▶ About this exercise
The answer must be one number: how many lines in the records below contain the word "return".

▶ Source data

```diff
-                            if ((dirs >> dw) & 1u) atomicOr(&cmask[((uint32_t)key << 2) | dw], bits);
-                    }
-                    if (second && p_use_tmask && cmaskb) {
-                        const uint32_t dirs = cf_dirs_swar(rail, cf_against(w & 3u), done);
-                        const unsigned long long lo32 = (unsigned long long)(uint32_t)bits2;
-                        const unsigned long long v01 = ((dirs & 1u) ? lo32 : 0ull) | ((dirs & 2u) ? lo32 << 32 : 0ull);
-                        const unsigned long long v23 = ((dirs & 4u) ? lo32 : 0ull) | ((dirs & 8u) ? lo32 << 32 : 0ull);
-                        unsigned long long *cb = reinterpret_cast<unsigned long long *>(cmaskb) + ((uint32_t)key << 1);
-                        if (v01) atomicOr(&cb[0], v01);
-                        if (v23) atomicOr(&cb[1], v23);
-                    }
-                    const uint32_t item = IT_MAKE(lab ? (int)lab[i] : i, tlo, to_end, span, dprev, dnext, w & 3u);
-                    if (bk) {
-                        const int thi = to_end ? tlast : tlo + span - 1;
-                        int c1 = min(tlo >> bk_shift, bk_nb - 1), c2 = min(thi >> bk_shift, bk_nb - 1);
-                        if (bk_lds && to_end) c1 = c2 = bk_nb;
-                        for (int bb = c1; bb <= c2; bb++) {
-                            const int kb = key * bk_w + bb;
-                            const uint32_t old = atomicAdd(&bkc[kb >> 1], (kb & 1) ? 0x10000u : 1u);
-                            csr_items[csr[key] + (int)((kb & 1) ? (old >> 16) : (old & 0xFFFFu))] = item;
-                        }
-                    } else {
-                        const int slot = atomicAdd(&csr[key], 1);
-                        csr_items[slot] = item;
-                    }
-                    if (seen & bits) atomicOr(&tmask_m2[key], seen & bits);
-                    if (second) {
-                        if (seen2 & bits2) atomicOr(&tmaskb_m2[key], seen2 & bits2);
-                        items2[slot2] = IT_MAKE(i, tlo2, to_end2, tpc2, dprev, k < lp2 ? dnext : (w & 3u), w & 3u);
-                    }
+                    lean_item(i, k, lp, tpc, lp2, tpc2, w, wnx[q], wpv[q]);
                     continue;
                 }
                 if (X.tmask) {
@@ -1024,7 +1096,9 @@
                 }
             }
             }
-        }
+            FILL_MARK_BODY(i == wave);
+        }
+        if (!FLAT_FILL) FILL_MARK_END();
         __syncthreads();
 #ifdef FL_OBS_TIMING
         if (STAGE != 2 && tid == 0) {
```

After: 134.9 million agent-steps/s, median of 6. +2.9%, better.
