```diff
+template <int CH, bool CHN = false, bool RUN = false>
 __device__ __forceinline__ void wave_block(const KernelCtx& ctx, int slot, int slot_count, const int* __restrict__ list, int count,
-                                           const WaveSegments& seg, int flags, int block, float* lds_group, int lds_stride)
-{
+                                           const WaveSegments& seg, int flags, int block, float* lds_group, int lds_stride,
+                                           const RunHints* hints = nullptr)
+{
+    static_assert(!RUN || CH <= 2, "multichannel runs stay on k_wave_effects");
     const int lane = threadIdx.x & 63;
     const int wib = __builtin_amdgcn_readfirstlane(threadIdx.x >> 6);
     if (CHN && ctx.turn_started != nullptr && threadIdx.x == 0) __hip_atomic_fetch_add(ctx.turn_started, 1u, __ATOMIC_RELAXED, __HIP_MEMORY_SCOPE_AGENT);
     Group group{false, wib, block & 3, lds_group, lds_stride};
     int w = block * 4 + wib;
-    if (seg.n > 0) {
+    unsigned coop_slots = 0;
+    if constexpr (RUN) {
+        int g = block;
+        if (CHN && !((flags >> 8) & 8)) g = cu_major_position(block, (count + 3) >> 2);
+        for (int k = 0; k < hints->n; ++k)
+            if (g >= hints->first[k] && g - hints->first[k] < hints->count[k]) coop_slots = hints->slots[k];
+        if (g * 4 + 4 > count) coop_slots = 0;
+        w = g * 4 + wib;
+        if (w >= count) return;
+    } else if (seg.n > 0) {
         int k = 0, first_block = 0;
         for (; k + 1 < seg.n; ++k) {
             const int b = (seg.count[k] + 3) >> 2;
@@ -956,9 +1031,10 @@
         if (junk == 0x7E57AB1Eu && ctx.timeline) ctx.timeline[0] = junk;
     }
     const bool mine = !CHN || turn_take(ctx, word, lane, flags >> 8, cu_before);
-    if (CHN && group.coop) { if (__syncthreads_or(mine ? 0 : 1)) return; }
+    if (CHN && (group.coop || (RUN && coop_slots != 0u))) { if (__syncthreads_or(mine ? 0 : 1)) return; }
     else if (!mine) return;
-    wave_slots<CH>(ctx, slot, slot_count, inst, flags, lds_group + wib * lds_stride, lane, group);
+    if constexpr (RUN) run_slots<CH>(ctx, slot, slot_count, inst, flags, lds_group + wib * lds_stride, lane, group, coop_slots);
+    else wave_slots<CH>(ctx, slot, slot_count, inst, flags, lds_group + wib * lds_stride, lane, group);
     if (CHN) turn_hand_on(ctx, word, lane, cu_before);
 }
 
```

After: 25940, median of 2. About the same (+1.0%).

▶ Exercise solution
4